• Un modèle social et écolo

    Un modèle social et écolo

    Donné en exemple dans le monde entier, la politique d’aménagement de Vancouver montre néanmoins quelques limites.

    11.02.2010 | Kim Murphy | Los Angeles Times

    Plus que toute autre ville d’Amérique du Nord, Vancouver a placé le développement durable au cœur de sa politique d’urbanisme. On parle désormais de vancouvérisme pour désigner une philosophie fondée sur les transports publics, des infrastructures peu gourmandes en énergie et de grandes tours résidentielles dans des quartiers aérés, ponctués de nombreux espaces verts, où l’on peut circuler à pied. Et les Jeux sont l’occasion de montrer les orientations futures de la ville. Le village olympique, un chantier de 1 milliard de dollars, tire jusqu’à 70 % de son énergie du recyclage des eaux usées, et la structure de l’anneau olympique de Richmond, qui accueillera les épreuves de patinage de vitesse, met en valeur le matériau le plus renouvelable qui soit : le bois.

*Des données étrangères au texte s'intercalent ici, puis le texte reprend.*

#include <atomic>
#include <functional>
#include <mutex>
static std::mutex g_opt_mu;
static std::atomic<int64_t> g_option_epoch{0};
static std::unordered_map<std::string, int64_t> g_opts;
int64_t ldb_option(const char* name, int64_t dflt) {
   std::lock_guard<std::mutex> lock(g_opt_mu);
   auto it = g_opts.find(name);
   if (it != g_opts.end()) return it->second;
   std::string env = "LDB_";
   for (const char* c = name; *c; c++) env += (char) toupper((unsigned char) *c);
   int64_t v = dflt;
   if (const char* e = getenv(env.c_str())) v = atoll(e);
   g_opts[name] = v;
   return v;
}
extern "C" int32_t ldb_gpu_set_option(const char* name, int64_t value) {
   if (!name) LDB_FAIL(LDB_ERR_INVALID, "set_option: NULL name");
   static const char* known[] = {"jit", "jit_min_rows", "lazy_filter", "lazy_min_rows", "join_ordered", "join_chained", "gb_ordered", "gb_sorted", "zone_maps", "zone_min_rows", "gb_direct", "gb_wgs_per_cu", "gb_partition", "gb_partition_min_rows", "join_radix", "join_radix_min_rows", "join_radix_min_table_bytes", "join_radix_part_bytes", "probe_batch", "debug_check", "join_direct", "join_rank", "join_coarse", "dict_encode", "dict_min_rows", "comm_transport", "comm_timeout_ms", "desc_cache", "desc_cache_mb", "plan_replay", "scan_single_pass", "lazy_strings", "lazy_strings_min_rows", "gb_partition_wc", "join_radix_wc", "join_radix_lds", "gb_dense_out", "gb_partition_values", "join_pair32", "gb_dense_keys", "jit_async", "jit_threads", "jit_disk_cache", "join_all_match", "topk_short_select", "gb_fits64", "join_coarse_fine", "join_coarse_filtered", "compact_wide_tiles", "compact_max_words", "join_fuse_max_conjuncts", "join_coarse_finest", "jit_min_rows_like", "scan_split", "jit_share_compiles"};
   bool ok = false;
   for (const char* k : known) ok |= strcmp(k, name) == 0;
   if (!ok) LDB_FAIL(LDB_ERR_INVALID, "set_option: unknown option '%s'", name);
   std::lock_guard<std::mutex> lock(g_opt_mu);
   g_opts[name] = value;
   g_option_epoch.fetch_add(1);
   return LDB_OK;
}
extern "C" int64_t ldb_gpu_get_option(const char* name) {
   if (!name) return -1;
   std::lock_guard<std::mutex> lock(g_opt_mu);
   auto it = g_opts.find(name);
   if (it != g_opts.end()) return it->second;
   std::string env = "LDB_";
   for (const char* c = name; *c; c++) env += (char) toupper((unsigned char) *c);
   if (const char* e = getenv(env.c_str())) return atoll(e);
   return -1;
}

double ldb_host_trace_threshold() {
   static const double thr = [] {
      const char* e = getenv("LDB_HOST_TRACE");
      return e && *e ? atof(e) : -1.0;
   }();
   return thr;
}
static size_t ldb_size_class(size_t bytes) {
   if (bytes <= 256) return 256;
   const int lg = 63 - __builtin_clzll((unsigned long long) (bytes - 1));
   const size_t step = (size_t) 1 << (lg >= 3 ? lg - 3 : 0);
   return (bytes + step - 1) / step * step;
}
static void ldb_cache_release(ldb_ctx* ctx) {
   for (auto& kv : ctx->parked)
      for (void* p : kv.second) (void) hipFreeAsync(p, ctx->stream);
   ctx->parked.clear();
   ctx->cache_bytes = 0;
}
int32_t ldb_dev_alloc(ldb_ctx* ctx, void** out, size_t bytes) {
   const size_t cls = ctx->cache_on ? ldb_size_class(bytes + 16) : bytes + 16;
   if (ctx->cache_on) {
      auto it = ctx->parked.find(cls);
      if (it != ctx->parked.end() && !it->second.empty()) {
         std::pop_heap(it->second.begin(), it->second.end(), std::greater<void*>());
         *out = it->second.back();
         it->second.pop_back();
         ctx->cache_bytes -= cls;
         ctx->live[*out] = cls;
         return LDB_OK;
      }
   }
   hipError_t e;
   {
      LdbSlow slow_("hipMallocAsync", cls);
      e = hipMallocAsync(out, cls, ctx->stream);
   }
   if (e != hipSuccess && ctx->cache_bytes) {
      (void) hipGetLastError();
      ldb_cache_release(ctx);
      (void) hipStreamSynchronize(ctx->stream);
      e = hipMallocAsync(out, cls, ctx->stream);
   }
   LDB_HIP(e);
   if (ctx->cache_on) ctx->live[*out] = cls;
   return LDB_OK;
}
void ldb_dev_free(ldb_ctx* ctx, void* p) {
   if (!p) return;
   auto dref = ctx->desc_blocks.find(p);
   if (dref != ctx->desc_blocks.end()) {
      if (dref->second > 0) dref->second--;
      else {
         ctx->desc_underflows++;
         if (ldb_host_trace_threshold() >= 0) fprintf(stderr, "[ldb] descriptor %p given back twice\n", p);
      }
      return;
   }
   if (!ctx->shared.empty()) {
      auto sh = ctx->shared.find(p);
      if (sh != ctx->shared.end()) {
         if (--sh->second == 0) ctx->shared.erase(sh);
         return;
      }
   }
   auto it = ctx->live.find(p);
   if (it == ctx->live.end()) {
      LdbSlow slow_("hipFreeAsync (untracked block)");
      (void) hipFreeAsync(p, ctx->stream);
      return;
   }
   const size_t cls = it->second;
   ctx->live.erase(it);
   if (ctx->cache_bytes + cls <= ctx->cache_cap) {
      auto& heap = ctx->parked[cls];
      heap.push_back(p);
      std::push_heap(heap.begin(), heap.end(), std::greater<void*>());
      ctx->cache_bytes += cls;
   } else {
      LdbSlow slow_("hipFreeAsync (cache full)", cls);
      (void) hipFreeAsync(p, ctx->stream);
   }
}
void ldb_dev_share(ldb_ctx* ctx, void* p) {
   if (p) ctx->shared[p]++;
}
static uint64_t desc_hash(const void* p, size_t bytes) {
   const uint8_t* b = (const uint8_t*) p;
   uint64_t h = 0x9E3779B97F4A7C15ull ^ bytes;
   size_t i = 0;
   for (; i + 8 <= bytes; i += 8) {
      uint64_t w;
      memcpy(&w, b + i, 8);
      h = (h ^ w) * 0xFF51AFD7ED558CCDull;
      h ^= h >> 29;
   }
   for (; i < bytes; i++) h = (h ^ b[i]) * 0x100000001B3ull;
   return h ^ (h >> 32);
}
static void desc_cache_drop(ldb_ctx* ctx, bool force = false) {
   for (auto it = ctx->desc_cache.begin(); it != ctx->desc_cache.end();) {
      auto ref = ctx->desc_blocks.find(it->second.dev);
      if (!force && ref != ctx->desc_blocks.end() && ref->second > 0) {
         ++it;
         continue;
      }
      (void) hipFreeAsync(it->second.dev, ctx->stream);
      ctx->desc_bytes -= std::min(ctx->desc_bytes, it->second.copy.size());
      if (ref != ctx->desc_blocks.end()) ctx->desc_blocks.erase(ref);
      it = ctx->desc_cache.erase(it);
   }
   if (force) {
      ctx->desc_blocks.clear();
      ctx->desc_bytes = 0;
   }
}
int32_t ldb_h2d_small(ldb_ctx* ctx, void* dev, const void* host, size_t bytes) {
   const size_t need = (bytes + 63) & ~(size_t) 63;
   if (ctx->h_ring && need <= LDB_RING_BYTES / 8) {
      if (ctx->ring_pos + need > LDB_RING_BYTES) {
         LdbSlow slow_("staging ring wrap: hipStreamSynchronize");
         LDB_HIP(hipStreamSynchronize(ctx->stream));
         ctx->ring_pos = 0;
      }
      void* slot = ctx->h_ring + ctx->ring_pos;
      ctx->ring_pos += need;
      memcpy(slot, host, bytes);
      LDB_HIP(hipMemcpyAsync(dev, slot, bytes, hipMemcpyHostToDevice, ctx->stream));
      return LDB_OK;
   }
   LDB_HIP(hipMemcpyAsync(dev, host, bytes, hipMemcpyHostToDevice, ctx->stream));
   return LDB_OK;
}
int32_t ldb_dev_upload(ldb_ctx* ctx, const void* host, size_t bytes, void** dev_out, bool cacheable) {
// ... 1390 lines not shown
      *zmin = (uint64_t) c.zone_min;
      *zmax = (uint64_t) c.zone_max;
   }
   return LDB_OK;
}

extern "C" int64_t ldb_gpu_table_zones(ldb_ctx* ctx, const ldb_table* t, int32_t col) {
   uint64_t a = 0, b = 0;
   if (!ctx || ldb_column_zones(ctx, t, col, &a, &b) != LDB_OK) return -1;
   return a ? (t->n_rows + LDB_ZONE_ROWS - 1) >> LDB_ZONE_SHIFT : 0;
}
__global__ void k_column_sorted(DCol col, uint64_t n, unsigned int* __restrict__ unsorted) {
   bool bad = false;
   for (uint64_t i = blockIdx.x * (uint64_t) blockDim.x + threadIdx.x + 1; i < n; i += (uint64_t) gridDim.x * blockDim.x)
      bad = bad || d_load_i64(col, (uint32_t) i) < d_load_i64(col, (uint32_t) (i - 1));
   if (__ballot(bad) && (threadIdx.x & 63) == 0) atomicOr(unsorted, 1u);
}
int32_t ldb_column_sorted(ldb_ctx* ctx, const ldb_table* t, int32_t col, bool* sorted) {
   if (!t || col < 0 || (size_t) col >= t->cols.size()) LDB_FAIL(LDB_ERR_INVALID, "column_sorted: bad column %d", col);
   const ldb_column& c = t->cols[(size_t) col];
   const int ty = c.type.type;
   const bool ok = ty == LDB_T_INT8 || ty == LDB_T_INT16 || ty == LDB_T_INT32 || ty == LDB_T_INT64 || ty == LDB_T_DATE32 ||
                   (ty == LDB_T_DECIMAL128 && c.type.precision < 19);
   if (c.sorted_state < 0) {
      if (!ok || c.validity) {
         c.sorted_state = 0;
      } else if (t->n_rows < 2) {
         c.sorted_state = 1;
      } else {
         DCol dc;
         memset(&dc, 0, sizeof(dc));
         dc.values = (uint64_t) c.values;
         dc.type = ty;
         dc.width = c.width;
         dc.precision = c.type.precision;
         dc.scale = c.type.scale;
         unsigned int* d_flag = (unsigned int*) (ctx->d_scratch + 44);
         LDB_HIP(hipMemsetAsync(d_flag, 0, 8, ctx->stream));
         hipLaunchKernelGGL(k_column_sorted, dim3(ldb_grid_for(ctx, t->n_rows, 256, 8)), dim3(256), 0, ctx->stream, dc, (uint64_t) t->n_rows, d_flag);
         uint64_t f = 0;
         LDB_TRY(ldb_read_u64(ctx, d_flag, &f));
         c.sorted_state = (f & 1) ? 0 : 1;
      }
   }
   *sorted = c.sorted_state == 1;
   return LDB_OK;
}

void ldb_order_preds(DPred* preds, int32_t n) {
   std::stable_sort(preds, preds + n, [](const DPred& a, const DPred& b) { return pred_cost(a) < pred_cost(b); });
   ldb_mark_same_col(preds, n);
}

void ldb_mark_same_col(DPred* preds, int32_t n) {
   for (int32_t p = 1; p < n; p++) {
      const DCol &a = preds[p - 1].col, &b = preds[p].col;
      preds[p].same_col = a.values == b.values && a.offsets == b.offsets && a.validity == b.validity && a.rowids == b.rowids && a.type == b.type && a.width == b.width &&
                                a.precision == b.precision
                             ? 1
                             : 0;
   }
}

struct DComposeMulti {
   uint64_t n;
   const uint32_t* sel[2];
   const uint32_t* ids[12];
   uint32_t* out[12];
   int32_t n_out;
   uint8_t which[12];
};
__global__ void k_compose_multi(DComposeMulti d) {
   for (uint64_t i = blockIdx.x * (uint64_t) blockDim.x + threadIdx.x; i < d.n; i += (uint64_t) gridDim.x * blockDim.x) {
      const uint32_t s0 = d.sel[0][i];
      const uint32_t s1 = d.sel[1] ? d.sel[1][i] : 0u;
#pragma unroll
      for (int j = 0; j < 12; j++) {
         if (j >= d.n_out) break;
         const uint32_t s = d.which[j] ? s1 : s0;
         d.out[j][i] = s == LDB_NULL_ROW ? LDB_NULL_ROW : (d.ids[j] ? d.ids[j][s] : s);
      }
   }
}
int32_t ldb_compose_rowids(ldb_ctx* ctx, const uint32_t* sel0, const uint32_t* sel1, const LdbComposeJob* jobs, int n_jobs, uint64_t n) {
   if (!n || !n_jobs) return LDB_OK;
   LdbProf prof_(ctx, "k_compose_rowids");
   for (int at = 0; at < n_jobs; at += 12) {
      DComposeMulti d;
      memset(&d, 0, sizeof(d));
      d.n = n;
      d.sel[0] = sel0;
      d.sel[1] = sel1;
      d.n_out = std::min(12, n_jobs - at);
      for (int j = 0; j < d.n_out; j++) {
         d.ids[j] = jobs[at + j].ids;
         d.out[j] = jobs[at + j].out;
         d.which[j] = (uint8_t) jobs[at + j].which;
      }
      hipLaunchKernelGGL(k_compose_multi, dim3(ldb_grid_for(ctx, (int64_t) n, 256, 8)), dim3(256), 0, ctx->stream, d);
   }
   LDB_HIP(hipGetLastError());
   return LDB_OK;
}

template <typename T>
__global__ void k_gather_fixed(const T* __restrict__ src, const uint32_t* __restrict__ rowids, T* __restrict__ dst, uint64_t n) {
   for (uint64_t i = blockIdx.x * (uint64_t) blockDim.x + threadIdx.x; i < n; i += (uint64_t) gridDim.x * blockDim.x) {
      uint32_t r = rowids ? rowids[i] : (uint32_t) i;
      T v{};
      if (r != LDB_NULL_ROW) v = src[r];
      dst[i] = v;
   }
}
__global__ void k_gather_validity(const uint8_t* __restrict__ validity, const uint32_t* __restrict__ rowids, uint64_t* __restrict__ bitmap_words, uint64_t n,
                                  unsigned long long* __restrict__ null_count) {
   const uint64_t n_pad = (n + 63) & ~(uint64_t) 63;
   for (uint64_t i = blockIdx.x * (uint64_t) blockDim.x + threadIdx.x; i < n_pad; i += (uint64_t) gridDim.x * blockDim.x) {
      bool ok = false;
      if (i < n) {
         const uint32_t r = rowids ? rowids[i] : (uint32_t) i;
         ok = r != LDB_NULL_ROW && (!validity || ((validity[r >> 3] >> (r & 7)) & 1));
      }
      const uint64_t m = __ballot(ok);
      if ((threadIdx.x & 63) == 0) {
         bitmap_words[i >> 6] = m;
         const uint64_t rows_here = n - i >= 64 ? ~(uint64_t) 0 : (((uint64_t) 1 << (n - i)) - 1);
         const int nulls = __popcll(~m & rows_here);
         if (nulls) atomicAdd(null_count, (unsigned long long) nulls);
      }
   }
}
__global__ void k_str_lens(const int64_t* __restrict__ offsets, const uint32_t* __restrict__ rowids, int64_t* __restrict__ lens, uint64_t n) {
   for (uint64_t i = blockIdx.x * (uint64_t) blockDim.x + threadIdx.x; i < n; i += (uint64_t) gridDim.x * blockDim.x) {
      uint32_t r = rowids ? rowids[i] : (uint32_t) i;
      lens[i] = r == LDB_NULL_ROW ? 0 : offsets[r + 1] - offsets[r];
   }
}
__global__ void k_str_copy(const uint8_t* __restrict__ src, const int64_t* __restrict__ src_off, const uint32_t* __restrict__ rowids,
                           int64_t* __restrict__ dst_off, uint8_t* __restrict__ dst, uint64_t n, int64_t total) {
   if (blockIdx.x == 0 && threadIdx.x == 0) dst_off[n] = total;
   for (uint64_t i = blockIdx.x * (uint64_t) blockDim.x + threadIdx.x; i < n; i += (uint64_t) gridDim.x * blockDim.x) {
      uint32_t r = rowids ? rowids[i] : (uint32_t) i;
      if (r == LDB_NULL_ROW) continue;
      int64_t b = src_off[r], len = src_off[r + 1] - b, d = dst_off[i];
      if (d + len > total) len = total > d ? total - d : 0;
      for (int64_t k = 0; k < len; k++) dst[d + k] = src[b + k];
   }
}

struct u128x {
   uint64_t a, b;
};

    Ces vingt dernières années, Vancouver est parvenue, alors que la population du centre-ville a plus que doublé, à abaisser ses émissions de CO2 par habitant au niveau le plus faible de toute l’Amérique du Nord. [Sur une population totale de 600 000 habitants à Vancouver et de 2,3 millions dans l’agglomération, près de 80 000 résident en centre-ville.] Sur les artères les plus fréquentées du centre-ville, des voies sont désormais réservées aux bus, aux vélos et aux piétons. La ville a incité les promoteurs à aménager des parcs, des centres de loisirs, des bibliothèques, des crèches et des promenades de front de mer comme nulle part ailleurs ou presque.

    Le grand magasin Woodward’s, achevé en 1908, est en cours de réhabilitation. Il abritera des appartements de luxe, des logements pour sans-abri, un centre d’art contemporain, un supermarché, une pharmacie et une crèche. “Soyez audacieux”, proclame un panneau installé sur le site, “ou déménagez en banlieue”.

    Le nouveau centre-ville est cependant victime de son succès : les appartements avec vue dégagée, très recherchés, se négocient à plusieurs millions de dollars. Quant aux studios les moins chers, ils atteignent facilement 350 000 dollars [240 000 euros]. Un prix inabordable pour la plupart des jeunes ménages.

    “Il y a un idéal social au cœur du vancouvérisme. Et, contrairement aux Etats-Unis, ici les pouvoirs publics œuvrent à la mixité sociale”, explique Trevor Boddy, commissaire de l’exposition “Vancouverism”, qui a ouvert ses portes le 16 janvier dans le nouvel atrium de l’immeuble Woodward’s.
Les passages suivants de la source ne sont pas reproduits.